[TO DO]: One line at a time, check the entries below for the word "RuntimeError", and copy each line that has it.

[MATERIAL PROVIDED]:

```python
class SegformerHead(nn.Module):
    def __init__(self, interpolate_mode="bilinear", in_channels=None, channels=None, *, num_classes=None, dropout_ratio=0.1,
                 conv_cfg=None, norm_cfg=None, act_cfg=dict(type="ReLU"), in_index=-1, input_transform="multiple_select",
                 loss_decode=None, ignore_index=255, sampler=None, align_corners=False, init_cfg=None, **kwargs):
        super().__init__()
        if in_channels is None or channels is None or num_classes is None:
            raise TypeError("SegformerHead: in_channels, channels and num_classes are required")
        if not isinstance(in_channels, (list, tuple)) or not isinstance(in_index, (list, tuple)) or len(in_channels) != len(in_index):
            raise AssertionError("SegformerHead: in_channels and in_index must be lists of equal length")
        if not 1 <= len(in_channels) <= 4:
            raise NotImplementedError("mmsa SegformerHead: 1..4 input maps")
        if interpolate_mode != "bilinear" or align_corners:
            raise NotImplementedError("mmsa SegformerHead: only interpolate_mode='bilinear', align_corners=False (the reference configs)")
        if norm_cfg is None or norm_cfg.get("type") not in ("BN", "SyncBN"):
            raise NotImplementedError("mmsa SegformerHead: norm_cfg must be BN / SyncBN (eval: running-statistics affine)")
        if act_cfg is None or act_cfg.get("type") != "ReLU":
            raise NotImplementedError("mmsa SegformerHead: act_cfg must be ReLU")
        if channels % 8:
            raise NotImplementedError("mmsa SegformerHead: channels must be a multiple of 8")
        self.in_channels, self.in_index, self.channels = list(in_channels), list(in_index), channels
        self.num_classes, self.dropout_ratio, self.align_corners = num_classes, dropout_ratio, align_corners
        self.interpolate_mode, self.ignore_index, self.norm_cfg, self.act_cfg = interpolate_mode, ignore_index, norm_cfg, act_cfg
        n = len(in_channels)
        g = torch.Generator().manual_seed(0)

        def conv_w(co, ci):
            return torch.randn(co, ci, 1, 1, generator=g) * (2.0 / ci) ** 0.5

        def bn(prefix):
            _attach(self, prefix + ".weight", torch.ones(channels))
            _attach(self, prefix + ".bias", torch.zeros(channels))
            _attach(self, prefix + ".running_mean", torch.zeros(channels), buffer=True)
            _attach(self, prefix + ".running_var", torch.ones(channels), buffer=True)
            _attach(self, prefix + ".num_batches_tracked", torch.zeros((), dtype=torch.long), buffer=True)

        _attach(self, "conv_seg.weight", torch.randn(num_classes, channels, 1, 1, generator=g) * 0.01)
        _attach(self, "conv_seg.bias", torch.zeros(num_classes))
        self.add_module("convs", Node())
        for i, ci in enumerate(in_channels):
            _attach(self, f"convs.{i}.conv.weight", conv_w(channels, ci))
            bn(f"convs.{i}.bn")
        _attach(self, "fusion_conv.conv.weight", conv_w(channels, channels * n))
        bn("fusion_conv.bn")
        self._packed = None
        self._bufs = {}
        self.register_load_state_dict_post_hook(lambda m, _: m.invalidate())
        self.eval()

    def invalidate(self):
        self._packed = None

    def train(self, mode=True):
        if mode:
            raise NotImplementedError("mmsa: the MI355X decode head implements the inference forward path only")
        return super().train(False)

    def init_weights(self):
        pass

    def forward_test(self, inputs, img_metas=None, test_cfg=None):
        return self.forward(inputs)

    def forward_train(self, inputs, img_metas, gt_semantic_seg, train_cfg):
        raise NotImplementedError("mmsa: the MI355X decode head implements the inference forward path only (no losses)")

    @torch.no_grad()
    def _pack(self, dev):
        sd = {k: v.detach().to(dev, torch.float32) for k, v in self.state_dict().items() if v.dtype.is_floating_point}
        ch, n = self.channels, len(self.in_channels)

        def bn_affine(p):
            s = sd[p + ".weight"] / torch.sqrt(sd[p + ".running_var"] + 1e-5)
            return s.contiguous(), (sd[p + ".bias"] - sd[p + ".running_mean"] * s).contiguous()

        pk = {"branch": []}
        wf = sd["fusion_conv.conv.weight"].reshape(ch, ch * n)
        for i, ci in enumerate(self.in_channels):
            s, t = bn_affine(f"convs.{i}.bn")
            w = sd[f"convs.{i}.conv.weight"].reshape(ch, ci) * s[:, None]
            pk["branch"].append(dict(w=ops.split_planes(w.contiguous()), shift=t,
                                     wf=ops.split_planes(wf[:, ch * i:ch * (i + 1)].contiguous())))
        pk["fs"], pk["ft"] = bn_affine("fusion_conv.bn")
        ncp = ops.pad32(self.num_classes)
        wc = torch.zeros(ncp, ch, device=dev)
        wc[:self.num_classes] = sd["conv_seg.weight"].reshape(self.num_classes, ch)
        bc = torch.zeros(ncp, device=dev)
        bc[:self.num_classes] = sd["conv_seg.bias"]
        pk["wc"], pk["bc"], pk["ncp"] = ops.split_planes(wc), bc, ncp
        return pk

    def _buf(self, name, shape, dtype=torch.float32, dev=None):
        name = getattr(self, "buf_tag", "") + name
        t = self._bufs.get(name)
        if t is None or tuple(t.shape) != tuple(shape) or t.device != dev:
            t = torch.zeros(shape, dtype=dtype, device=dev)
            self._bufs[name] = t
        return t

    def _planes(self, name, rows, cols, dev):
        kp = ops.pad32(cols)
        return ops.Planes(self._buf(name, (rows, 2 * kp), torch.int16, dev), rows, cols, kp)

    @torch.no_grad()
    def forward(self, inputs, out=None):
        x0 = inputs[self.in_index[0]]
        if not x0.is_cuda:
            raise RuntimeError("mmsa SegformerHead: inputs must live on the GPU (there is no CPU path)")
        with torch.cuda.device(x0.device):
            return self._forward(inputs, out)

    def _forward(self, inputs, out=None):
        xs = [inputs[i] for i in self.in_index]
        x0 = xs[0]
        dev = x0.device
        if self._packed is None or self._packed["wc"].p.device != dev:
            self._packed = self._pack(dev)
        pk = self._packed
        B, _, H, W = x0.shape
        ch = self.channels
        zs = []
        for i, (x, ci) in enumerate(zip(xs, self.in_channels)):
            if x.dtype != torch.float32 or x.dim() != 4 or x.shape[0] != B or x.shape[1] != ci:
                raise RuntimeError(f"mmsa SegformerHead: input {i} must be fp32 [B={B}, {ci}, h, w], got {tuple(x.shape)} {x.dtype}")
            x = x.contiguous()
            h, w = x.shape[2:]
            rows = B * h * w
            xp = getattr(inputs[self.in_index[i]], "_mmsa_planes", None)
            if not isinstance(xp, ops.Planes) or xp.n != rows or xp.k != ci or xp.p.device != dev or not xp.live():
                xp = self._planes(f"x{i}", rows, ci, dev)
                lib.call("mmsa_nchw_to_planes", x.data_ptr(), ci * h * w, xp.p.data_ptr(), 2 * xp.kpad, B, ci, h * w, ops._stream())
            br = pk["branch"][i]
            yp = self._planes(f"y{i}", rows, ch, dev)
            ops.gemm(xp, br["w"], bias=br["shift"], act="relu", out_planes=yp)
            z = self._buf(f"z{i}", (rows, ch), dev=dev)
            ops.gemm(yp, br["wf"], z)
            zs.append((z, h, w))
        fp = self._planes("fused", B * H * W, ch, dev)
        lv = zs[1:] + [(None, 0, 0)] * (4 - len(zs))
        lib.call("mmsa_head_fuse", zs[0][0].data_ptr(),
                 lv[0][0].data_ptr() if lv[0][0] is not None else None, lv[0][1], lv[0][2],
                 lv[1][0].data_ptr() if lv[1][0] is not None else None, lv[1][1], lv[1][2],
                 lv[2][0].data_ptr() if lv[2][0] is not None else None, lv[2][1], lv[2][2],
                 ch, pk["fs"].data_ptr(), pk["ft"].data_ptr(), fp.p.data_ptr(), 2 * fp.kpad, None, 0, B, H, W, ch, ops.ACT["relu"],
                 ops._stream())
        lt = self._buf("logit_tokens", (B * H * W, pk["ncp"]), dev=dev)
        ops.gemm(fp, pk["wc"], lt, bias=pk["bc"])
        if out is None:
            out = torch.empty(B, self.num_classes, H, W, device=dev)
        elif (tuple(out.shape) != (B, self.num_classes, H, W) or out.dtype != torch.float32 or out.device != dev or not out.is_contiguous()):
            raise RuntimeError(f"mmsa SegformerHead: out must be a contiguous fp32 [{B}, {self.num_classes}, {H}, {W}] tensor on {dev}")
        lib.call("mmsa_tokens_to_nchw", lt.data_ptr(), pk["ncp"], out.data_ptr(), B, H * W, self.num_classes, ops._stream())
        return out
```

...

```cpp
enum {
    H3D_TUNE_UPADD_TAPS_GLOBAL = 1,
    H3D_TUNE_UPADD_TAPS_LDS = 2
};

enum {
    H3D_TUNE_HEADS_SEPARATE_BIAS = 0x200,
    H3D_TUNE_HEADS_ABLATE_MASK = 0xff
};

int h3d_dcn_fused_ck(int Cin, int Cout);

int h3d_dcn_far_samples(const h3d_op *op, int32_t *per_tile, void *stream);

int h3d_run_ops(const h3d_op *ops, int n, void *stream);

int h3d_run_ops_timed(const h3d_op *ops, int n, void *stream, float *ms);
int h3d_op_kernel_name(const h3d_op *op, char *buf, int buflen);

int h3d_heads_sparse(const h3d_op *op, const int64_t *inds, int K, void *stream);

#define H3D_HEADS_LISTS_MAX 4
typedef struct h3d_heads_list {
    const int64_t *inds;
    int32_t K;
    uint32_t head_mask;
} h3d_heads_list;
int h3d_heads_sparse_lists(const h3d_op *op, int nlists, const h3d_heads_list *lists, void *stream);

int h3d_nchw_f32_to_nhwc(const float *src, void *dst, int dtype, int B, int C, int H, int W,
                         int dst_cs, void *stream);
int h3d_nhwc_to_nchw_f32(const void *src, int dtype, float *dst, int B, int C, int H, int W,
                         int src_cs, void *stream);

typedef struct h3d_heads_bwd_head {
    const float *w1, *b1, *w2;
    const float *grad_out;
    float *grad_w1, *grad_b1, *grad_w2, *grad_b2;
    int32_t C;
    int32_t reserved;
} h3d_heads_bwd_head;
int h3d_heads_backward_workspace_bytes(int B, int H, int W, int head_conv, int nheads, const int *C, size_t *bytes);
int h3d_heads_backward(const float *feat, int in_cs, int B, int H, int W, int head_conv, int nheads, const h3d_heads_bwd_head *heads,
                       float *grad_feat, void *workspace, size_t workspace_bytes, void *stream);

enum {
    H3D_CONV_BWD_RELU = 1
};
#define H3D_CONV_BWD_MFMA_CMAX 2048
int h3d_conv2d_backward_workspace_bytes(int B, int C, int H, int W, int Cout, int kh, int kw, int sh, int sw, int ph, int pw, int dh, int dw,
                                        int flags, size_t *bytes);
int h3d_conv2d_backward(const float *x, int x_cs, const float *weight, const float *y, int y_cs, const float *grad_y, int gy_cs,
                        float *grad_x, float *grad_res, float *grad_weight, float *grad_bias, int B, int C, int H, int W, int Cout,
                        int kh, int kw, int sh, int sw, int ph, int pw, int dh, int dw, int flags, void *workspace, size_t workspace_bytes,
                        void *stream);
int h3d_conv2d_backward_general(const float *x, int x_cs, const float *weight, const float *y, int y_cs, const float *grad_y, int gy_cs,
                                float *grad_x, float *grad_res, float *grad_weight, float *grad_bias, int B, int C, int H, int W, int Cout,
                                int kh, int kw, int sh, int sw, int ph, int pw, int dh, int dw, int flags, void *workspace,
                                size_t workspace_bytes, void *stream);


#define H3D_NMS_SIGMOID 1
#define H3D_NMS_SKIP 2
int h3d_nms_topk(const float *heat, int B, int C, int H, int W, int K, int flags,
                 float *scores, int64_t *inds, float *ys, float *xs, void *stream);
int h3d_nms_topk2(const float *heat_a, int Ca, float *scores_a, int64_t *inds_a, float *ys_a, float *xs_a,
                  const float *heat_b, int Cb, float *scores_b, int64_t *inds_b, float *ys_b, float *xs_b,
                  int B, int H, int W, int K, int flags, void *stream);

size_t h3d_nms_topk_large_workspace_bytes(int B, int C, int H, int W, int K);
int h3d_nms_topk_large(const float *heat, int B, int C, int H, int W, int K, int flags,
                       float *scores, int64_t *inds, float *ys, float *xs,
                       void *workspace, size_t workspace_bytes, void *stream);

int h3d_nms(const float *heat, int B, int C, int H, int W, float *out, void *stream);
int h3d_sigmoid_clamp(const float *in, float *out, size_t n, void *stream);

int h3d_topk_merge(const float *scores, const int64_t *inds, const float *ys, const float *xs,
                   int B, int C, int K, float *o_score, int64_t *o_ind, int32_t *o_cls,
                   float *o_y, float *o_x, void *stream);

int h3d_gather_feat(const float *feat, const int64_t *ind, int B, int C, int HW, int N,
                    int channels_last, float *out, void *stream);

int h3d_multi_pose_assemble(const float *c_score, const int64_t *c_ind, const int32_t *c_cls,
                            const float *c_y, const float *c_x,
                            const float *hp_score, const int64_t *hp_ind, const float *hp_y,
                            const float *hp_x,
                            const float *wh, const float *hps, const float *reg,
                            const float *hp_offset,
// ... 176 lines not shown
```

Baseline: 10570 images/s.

==

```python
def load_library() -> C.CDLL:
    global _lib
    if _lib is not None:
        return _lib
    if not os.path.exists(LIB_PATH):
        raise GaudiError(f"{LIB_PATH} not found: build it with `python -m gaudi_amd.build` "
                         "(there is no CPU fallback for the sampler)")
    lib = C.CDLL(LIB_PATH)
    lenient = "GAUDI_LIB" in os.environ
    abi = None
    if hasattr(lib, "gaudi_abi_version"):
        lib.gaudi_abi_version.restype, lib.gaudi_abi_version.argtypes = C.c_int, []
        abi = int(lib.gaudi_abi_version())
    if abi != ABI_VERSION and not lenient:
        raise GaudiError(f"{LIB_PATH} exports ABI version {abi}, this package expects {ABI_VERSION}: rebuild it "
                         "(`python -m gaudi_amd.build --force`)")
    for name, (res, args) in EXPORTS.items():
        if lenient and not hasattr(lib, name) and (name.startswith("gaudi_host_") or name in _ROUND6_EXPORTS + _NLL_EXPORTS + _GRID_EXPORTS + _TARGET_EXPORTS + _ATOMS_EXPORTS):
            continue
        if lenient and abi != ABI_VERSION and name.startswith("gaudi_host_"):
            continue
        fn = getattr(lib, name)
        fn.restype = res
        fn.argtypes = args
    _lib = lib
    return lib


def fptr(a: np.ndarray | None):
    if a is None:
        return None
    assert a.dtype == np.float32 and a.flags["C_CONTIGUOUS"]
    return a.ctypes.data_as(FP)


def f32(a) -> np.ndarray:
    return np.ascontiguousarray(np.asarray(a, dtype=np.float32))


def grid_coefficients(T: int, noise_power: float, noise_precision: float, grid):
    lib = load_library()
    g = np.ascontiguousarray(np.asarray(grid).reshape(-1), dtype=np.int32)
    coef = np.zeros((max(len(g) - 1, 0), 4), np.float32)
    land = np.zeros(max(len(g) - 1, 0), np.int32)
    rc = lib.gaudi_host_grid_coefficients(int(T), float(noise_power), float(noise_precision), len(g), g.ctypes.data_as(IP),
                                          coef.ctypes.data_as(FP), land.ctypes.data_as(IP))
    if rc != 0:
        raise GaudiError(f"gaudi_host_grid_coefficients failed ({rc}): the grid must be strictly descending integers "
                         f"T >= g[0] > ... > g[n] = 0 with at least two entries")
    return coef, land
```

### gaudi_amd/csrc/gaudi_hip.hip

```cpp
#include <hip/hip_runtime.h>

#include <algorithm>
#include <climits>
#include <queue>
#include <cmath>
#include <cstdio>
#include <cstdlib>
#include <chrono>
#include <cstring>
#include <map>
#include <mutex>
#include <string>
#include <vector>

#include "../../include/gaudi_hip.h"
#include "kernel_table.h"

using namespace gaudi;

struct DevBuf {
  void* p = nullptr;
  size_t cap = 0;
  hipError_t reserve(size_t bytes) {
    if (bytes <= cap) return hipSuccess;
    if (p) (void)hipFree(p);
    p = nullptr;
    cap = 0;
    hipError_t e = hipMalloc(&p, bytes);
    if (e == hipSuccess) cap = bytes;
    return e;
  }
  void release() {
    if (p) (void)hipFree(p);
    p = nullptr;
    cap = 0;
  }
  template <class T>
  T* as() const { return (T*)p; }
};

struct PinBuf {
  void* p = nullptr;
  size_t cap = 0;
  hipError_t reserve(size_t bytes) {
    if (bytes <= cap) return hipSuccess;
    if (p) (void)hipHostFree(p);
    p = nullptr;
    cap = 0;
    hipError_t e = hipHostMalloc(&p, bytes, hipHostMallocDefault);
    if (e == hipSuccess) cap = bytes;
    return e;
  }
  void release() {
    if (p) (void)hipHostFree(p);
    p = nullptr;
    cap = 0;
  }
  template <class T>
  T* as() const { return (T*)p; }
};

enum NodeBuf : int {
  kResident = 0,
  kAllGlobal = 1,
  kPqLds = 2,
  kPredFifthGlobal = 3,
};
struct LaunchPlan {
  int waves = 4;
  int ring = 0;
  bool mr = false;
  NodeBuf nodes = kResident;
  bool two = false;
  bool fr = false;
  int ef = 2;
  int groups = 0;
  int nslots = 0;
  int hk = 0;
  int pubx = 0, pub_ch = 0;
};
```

[EXERCISE SOLUTION]:
            raise RuntimeError("mmsa SegformerHead: inputs must live on the GPU (there is no CPU path)")
                raise RuntimeError(f"mmsa SegformerHead: input {i} must be fp32 [B={B}, {ci}, h, w], got {tuple(x.shape)} {x.dtype}")
            raise RuntimeError(f"mmsa SegformerHead: out must be a contiguous fp32 [{B}, {self.num_classes}, {H}, {W}] tensor on {dev}")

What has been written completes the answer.